Exercise description = From the entries below, say how many lines carry the word "unsigned", and give nothing but the number.

Record extracts =
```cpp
extern "C" int tfgnn_graph_scales(const tfgnn_graph* g, int normalize_by_num_incoming, int aggregation_mode,
                                  float* d_row_scale, float* d_node_scale, float* d_edge_weight_by_src,
                                  float* d_edge_weight_by_dst, void* stream) {
  using namespace tfgnn;
  TFGNN_REQUIRE(g != nullptr, "graph is NULL");
  TFGNN_REQUIRE(aggregation_mode >= 0 && aggregation_mode <= 2, "unknown aggregation mode %d", aggregation_mode);
  const int64_t R = g->R, E = g->E;
  const int64_t n = R > E ? R : E;
  if (n == 0) return TFGNN_OK;
  TFGNN_REQUIRE((R == 0 || (d_row_scale && d_node_scale)) && (E == 0 || (d_edge_weight_by_src && d_edge_weight_by_dst)),
                "NULL output");
  unsigned blocks = (unsigned)std::min<int64_t>(ceil_div(n, 256), 8192);
  hipLaunchKernelGGL(graph_scales_kernel, dim3(blocks), dim3(256), 0, (hipStream_t)stream, g->nodeptr_d,
                     g->invdeg_d, g->invdeg_edge_s, g->invdeg_edge_d, g->col_s, g->V, g->L, E,
                     normalize_by_num_incoming, aggregation_mode, d_row_scale, d_node_scale,
                     d_edge_weight_by_src, d_edge_weight_by_dst);
  TFGNN_LAUNCH_CHECK();
  return TFGNN_OK;
}

extern "C" int tfgnn_graph_target_multiplier(const tfgnn_graph* g, const float* d_row_scale, float* d_k,
                                             int32_t* d_ident_ptr, int32_t* d_node_of_row, void* stream) {
  using namespace tfgnn;
  TFGNN_REQUIRE(g != nullptr && d_ident_ptr != nullptr, "NULL argument");
  TFGNN_REQUIRE(g->R == 0 || (d_k && d_node_of_row), "NULL output");
  unsigned blocks = (unsigned)std::min<int64_t>(ceil_div(g->R + 1, 256), 8192);
  hipLaunchKernelGGL(target_multiplier_kernel, dim3(blocks), dim3(256), 0, (hipStream_t)stream, g->rowptr_d,
                     d_row_scale, g->R, g->L > 0 ? g->L : 1, d_k, d_ident_ptr, d_node_of_row);
  TFGNN_LAUNCH_CHECK();
  return TFGNN_OK;
}

extern "C" int tfgnn_graph_destroy(tfgnn_graph* graph) {
  if (!graph) return TFGNN_OK;
  (void)hipDeviceSynchronize();
  graph_release_all(graph);
  return TFGNN_OK;
}

extern "C" int tfgnn_graph_destroy_async(tfgnn_graph* graph, void* last_use_stream) {
  if (!graph) return TFGNN_OK;
  if (graph->pending) (void)hipEventSynchronize((hipEvent_t)graph->event);
  graph_release_all(graph, (hipStream_t)last_use_stream, true);
  return TFGNN_OK;
}

extern "C" int tfgnn_graph_nonempty_offsets(const tfgnn_graph* g, int by_src, int32_t* h_offsets) {
  TFGNN_REQUIRE(g != nullptr && h_offsets != nullptr, "NULL argument");
  TFGNN_REQUIRE(!g->pending, "tfgnn_graph_wait has not been called");
  {
    const int rc = tfgnn::graph_require_parts(g, TFGNN_GRAPH_PART_COMPACT, "tfgnn_graph_nonempty_offsets");
    if (rc) return rc;
  }
  for (int l = 0; l <= g->L; ++l) h_offsets[l] = g->compact[by_src ? 1 : 0].h_nz_off[l];
  return TFGNN_OK;
}

extern "C" int tfgnn_graph_dims(const tfgnn_graph* g, int64_t* num_nodes, int* num_edge_types,
                                int64_t* num_edges) {
  TFGNN_REQUIRE(g != nullptr, "graph is NULL");
  if (num_nodes) *num_nodes = g->V;
  if (num_edge_types) *num_edge_types = g->L;
  if (num_edges) *num_edges = g->E;
  return TFGNN_OK;
}

extern "C" int tfgnn_graph_array(const tfgnn_graph* g, int array_id, const void** d_ptr, int64_t* count) {
  TFGNN_REQUIRE(g != nullptr && d_ptr != nullptr && count != nullptr, "NULL argument");
  {
    unsigned need = 0;
    if (array_id == TFGNN_G_SRC2DST_POS) need = TFGNN_GRAPH_PART_EDGE_MAPS;
    if (array_id == TFGNN_G_EID_BY_DST || array_id == TFGNN_G_EID_BY_SRC) need = TFGNN_GRAPH_PART_EDGE_IDS;
    if (array_id >= TFGNN_G_PATTERN_POS_BY_DST && array_id <= TFGNN_G_PATTERN_TILEMASK_BY_SRC) need = TFGNN_GRAPH_PART_DST_PATTERN;
    if (array_id >= TFGNN_G_NZ_CPOS_BY_DST && array_id <= TFGNN_G_NZ_COL_BY_SRC) need = TFGNN_GRAPH_PART_COMPACT;
    if (need) {
      const int rc = tfgnn::graph_require_parts(g, need, "tfgnn_graph_array");
      if (rc) return rc;
    }
  }
  switch (array_id) {
    case TFGNN_G_ROWPTR_BY_DST: *d_ptr = g->rowptr_d; *count = g->R + 1; break;
    case TFGNN_G_COL_BY_DST: *d_ptr = g->col_d; *count = g->E; break;
    case TFGNN_G_EID_BY_DST: *d_ptr = g->eid_d; *count = g->E; break;
    case TFGNN_G_COLL_BY_DST: *d_ptr = g->coll_d; *count = g->E; break;
    case TFGNN_G_ROWPTR_BY_SRC: *d_ptr = g->rowptr_s; *count = g->R + 1; break;
    case TFGNN_G_COL_BY_SRC: *d_ptr = g->col_s; *count = g->E; break;
    case TFGNN_G_EID_BY_SRC: *d_ptr = g->eid_s; *count = g->E; break;
    case TFGNN_G_COLL_BY_SRC: *d_ptr = g->coll_s; *count = g->E; break;
    case TFGNN_G_INVDEG_BY_DST: *d_ptr = g->invdeg_d; *count = g->R; break;
    case TFGNN_G_INVDEG_EDGE_BY_SRC: *d_ptr = g->invdeg_edge_s; *count = g->E; break;
    case TFGNN_G_NODEPTR_BY_DST: *d_ptr = g->nodeptr_d; *count = g->V + 1; break;
    case TFGNN_G_NODEPTR_BY_SRC: *d_ptr = g->nodeptr_s; *count = g->V + 1; break;
    case TFGNN_G_INVDEG_EDGE_BY_DST: *d_ptr = g->invdeg_edge_d; *count = g->E; break;
    case TFGNN_G_SRC2DST_POS: *d_ptr = g->src2dst; *count = g->E; break;
    case TFGNN_G_TARGET_BY_DST: *d_ptr = g->tgt_d; *count = g->E; break;
    case TFGNN_G_PATTERN_POS_BY_DST: *d_ptr = g->L <= 8 ? g->pat_pos_d : nullptr; *count = g->L <= 8 ? g->V : 0; break;
    case TFGNN_G_PATTERN_NODE_BY_DST: *d_ptr = g->L <= 8 ? g->pat_node_d : nullptr; *count = g->L <= 8 ? g->V : 0; break;
    case TFGNN_G_PATTERN_TILEMASK_BY_DST: *d_ptr = g->L <= 8 ? (const void*)g->pat_tilemask_d : nullptr; *count = g->L <= 8 ? ceil_div(g->V, 128) : 0; break;
    case TFGNN_G_PATTERN_NODE_BY_SRC: *d_ptr = g->L <= 8 ? g->pat_node_s : nullptr; *count = g->L <= 8 ? g->V : 0; break;
    case TFGNN_G_PATTERN_TILEMASK_BY_SRC: *d_ptr = g->L <= 8 ? (const void*)g->pat_tilemask_s : nullptr; *count = g->L <= 8 ? ceil_div(g->V, 128) : 0; break;
    case TFGNN_G_NZ_CPOS_BY_DST: case TFGNN_G_NZ_CPOS_BY_SRC:
      *d_ptr = g->compact[array_id >= TFGNN_G_NZ_CPOS_BY_SRC].cpos; *count = g->R; break;
    case TFGNN_G_NZ_ROW_BY_DST: case TFGNN_G_NZ_ROW_BY_SRC:
      *d_ptr = g->compact[array_id >= TFGNN_G_NZ_CPOS_BY_SRC].nzrow; *count = g->compact[array_id >= TFGNN_G_NZ_CPOS_BY_SRC].num_nz; break;
    case TFGNN_G_NZ_NODE_BY_DST: case TFGNN_G_NZ_NODE_BY_SRC:
      *d_ptr = g->compact[array_id >= TFGNN_G_NZ_CPOS_BY_SRC].nz_node; *count = g->compact[array_id >= TFGNN_G_NZ_CPOS_BY_SRC].num_nz; break;
    case TFGNN_G_NZ_OFF_BY_DST: case TFGNN_G_NZ_OFF_BY_SRC:
      *d_ptr = g->compact[array_id >= TFGNN_G_NZ_CPOS_BY_SRC].nz_off; *count = g->L + 1; break;
    case TFGNN_G_NZ_NODEPTR_BY_DST: case TFGNN_G_NZ_NODEPTR_BY_SRC:
      *d_ptr = g->compact[array_id >= TFGNN_G_NZ_CPOS_BY_SRC].nodeptr_nz; *count = g->V + 1; break;
    case TFGNN_G_NZ_COL_BY_DST: case TFGNN_G_NZ_COL_BY_SRC:
      *d_ptr = g->compact[array_id >= TFGNN_G_NZ_CPOS_BY_SRC].col_nz; *count = g->compact[array_id >= TFGNN_G_NZ_CPOS_BY_SRC].num_nz; break;
    default:
      tfgnn::set_error("unknown graph array id %d", array_id);
      return TFGNN_ERR_INVALID_ARGUMENT;
  }
  return TFGNN_OK;
}
```

tf2_gnn_amd/csrc/graph.hpp:

```cpp
#pragma once
#include <cstddef>
#include <cstdint>
#include <vector>

namespace tfgnn {

constexpr int LONG_ROW_THRESHOLD = 32;
constexpr int ITEM_CHUNK = 512;
constexpr int LONG_ROW_THRESHOLD_TYPED = 48;
constexpr int ITEM_CHUNK_TYPED = 512;

struct CsrPlan {
  int32_t long_threshold = LONG_ROW_THRESHOLD;
  int32_t item_chunk_edges = ITEM_CHUNK;
  int32_t num_items = 0;
  int32_t num_multi = 0;
  int32_t num_partials = 0;
  int32_t* item_row = nullptr;
  int32_t* item_chunk = nullptr;
  int32_t* item_slot = nullptr;
  int32_t* multi_row = nullptr;
  int32_t* multi_base = nullptr;
  int32_t* multi_n = nullptr;
  int32_t* short_rows = nullptr;
  int32_t num_short = 0;
};
constexpr int SHORT_BINS = 257;

struct CompactBuckets {
  int32_t num_nz = 0;
  int32_t* cpos = nullptr;
  int32_t* nzrow = nullptr;
  int32_t* nz_node = nullptr;
  int32_t* nz_off = nullptr;
  int32_t* nodeptr_nz = nullptr;
  int32_t* col_nz = nullptr;
  int32_t h_nz_off[257] = {0};
};

struct GraphView {
  const int32_t* rowptr = nullptr;
  int64_t num_rows = 0;
  const int32_t* col = nullptr;
  CsrPlan plan;
};

}

struct tfgnn_graph {
  int L = 0;
  int64_t V = 0, E = 0, R = 0;
  void* slab = nullptr;
  int32_t *rowptr_d = nullptr, *col_d = nullptr, *eid_d = nullptr, *coll_d = nullptr;
  int32_t *rowptr_s = nullptr, *col_s = nullptr, *eid_s = nullptr, *coll_s = nullptr;
  int32_t *nodeptr_d = nullptr, *nodeptr_s = nullptr, *src2dst = nullptr, *dst2src = nullptr, *tgt_d = nullptr;
  int32_t* eid2pos = nullptr;
  int32_t *pat_pos_d = nullptr, *pat_node_d = nullptr, *pat_rowmap_d = nullptr;
  uint8_t* pat_tilemask_d = nullptr;
  int32_t* pat_node_s = nullptr;
  uint8_t* pat_tilemask_s = nullptr;
  unsigned parts = 0;
  int sec_bits = 0, total_bits = 0;
  std::vector<const int32_t*> h_adj;
  std::vector<int64_t> h_off;
  float *invdeg_d = nullptr, *invdeg_edge_s = nullptr, *invdeg_edge_d = nullptr;
  tfgnn::GraphView views[4];
  tfgnn::CompactBuckets compact[2];
  size_t slab_bytes = 0;
  void* scratch = nullptr;
  size_t scratch_bytes = 0;
  void* pinned = nullptr;
  size_t pinned_bytes = 0;
  void* event = nullptr;
  bool pending = false;
};

namespace tfgnn {
int graph_require_parts(const tfgnn_graph* g, unsigned need, const char* who);
}
```

tf2_gnn_amd/csrc/mp_layer.hip:

```cpp
#include <cstring>

#include "common.hpp"
#include "tfgnn.h"

using namespace tfgnn;

extern "C" int tfgnn_mp_forward(const tfgnn_mp_forward_args* a, void* stream) {
  TFGNN_REQUIRE(a != nullptr && a->struct_size == sizeof(tfgnn_mp_forward_args),
                "tfgnn_mp_forward: args is NULL or was built against another header (struct_size)");
  TFGNN_REQUIRE(a->kind == TFGNN_MP_AGGREGATE_FIRST, "tfgnn_mp_forward: unknown layer kind %d", a->kind);
  TFGNN_REQUIRE(a->graph && a->x && a->wt_sp && a->wt_inv_scale && a->agg_sp && a->agg_inv_scale && (a->out || a->out_sp),
                "tfgnn_mp_forward: NULL pointer");
  TFGNN_REQUIRE(a->view == TFGNN_VIEW_BY_DST_TYPED || a->view == TFGNN_VIEW_BY_DST_TYPED_PATTERN,
                "tfgnn_mp_forward: the forward pass gathers over the by-target typed buckets (view %d)", a->view);
  int64_t V = 0, E = 0;
  int L = 0;
  int rc = tfgnn_graph_dims(a->graph, &V, &L, &E);
  if (rc) return rc;
  const int64_t D = a->in_dim, H = a->hidden_dim, K = (int64_t)L * D;
  TFGNN_REQUIRE(V > 0 && L > 0 && D > 0 && H > 0, "tfgnn_mp_forward: empty layer");
  tfgnn_aux_job own[2];
  std::memset(own, 0, sizeof(own));
  rc = tfgnn_graph_gather_reduce_sp_deferred(a->graph, a->view, nullptr, nullptr, a->row_scale, a->x, a->ldx, (int)D, a->agg_sp,
                                             D * 4, a->agg_inv_scale, nullptr, a->workspace, a->workspace_bytes, &own[0], stream);
  if (rc) return rc;
  if (a->w) {
    rc = tfgnn_sp_split_cols_job(a->w, H, K, H, a->wt_sp, a->ld_wt_sp_bytes, a->wt_inv_scale, &own[1]);
    if (rc) return rc;
  }
  rc = tfgnn_aux_launch(own, 2, stream);
  if (rc) return rc;
  return tfgnn_sp_gemm_nt_rows(V, H, K, a->agg_sp, K * 4, a->agg_inv_scale, (int)D, nullptr, a->wt_sp, a->ld_wt_sp_bytes, a->wt_inv_scale,
                               a->out, a->ld_out, a->bias, a->act, 0, nullptr, 0, TFGNN_ACT_NONE, nullptr, 0, 1.f, a->out_sp,
                               a->ld_out_sp_bytes, a->out_inv_scale, a->dropout_rate, a->dropout_seed, a->tile_kmask, a->row_map, stream);
}
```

Answer below = 5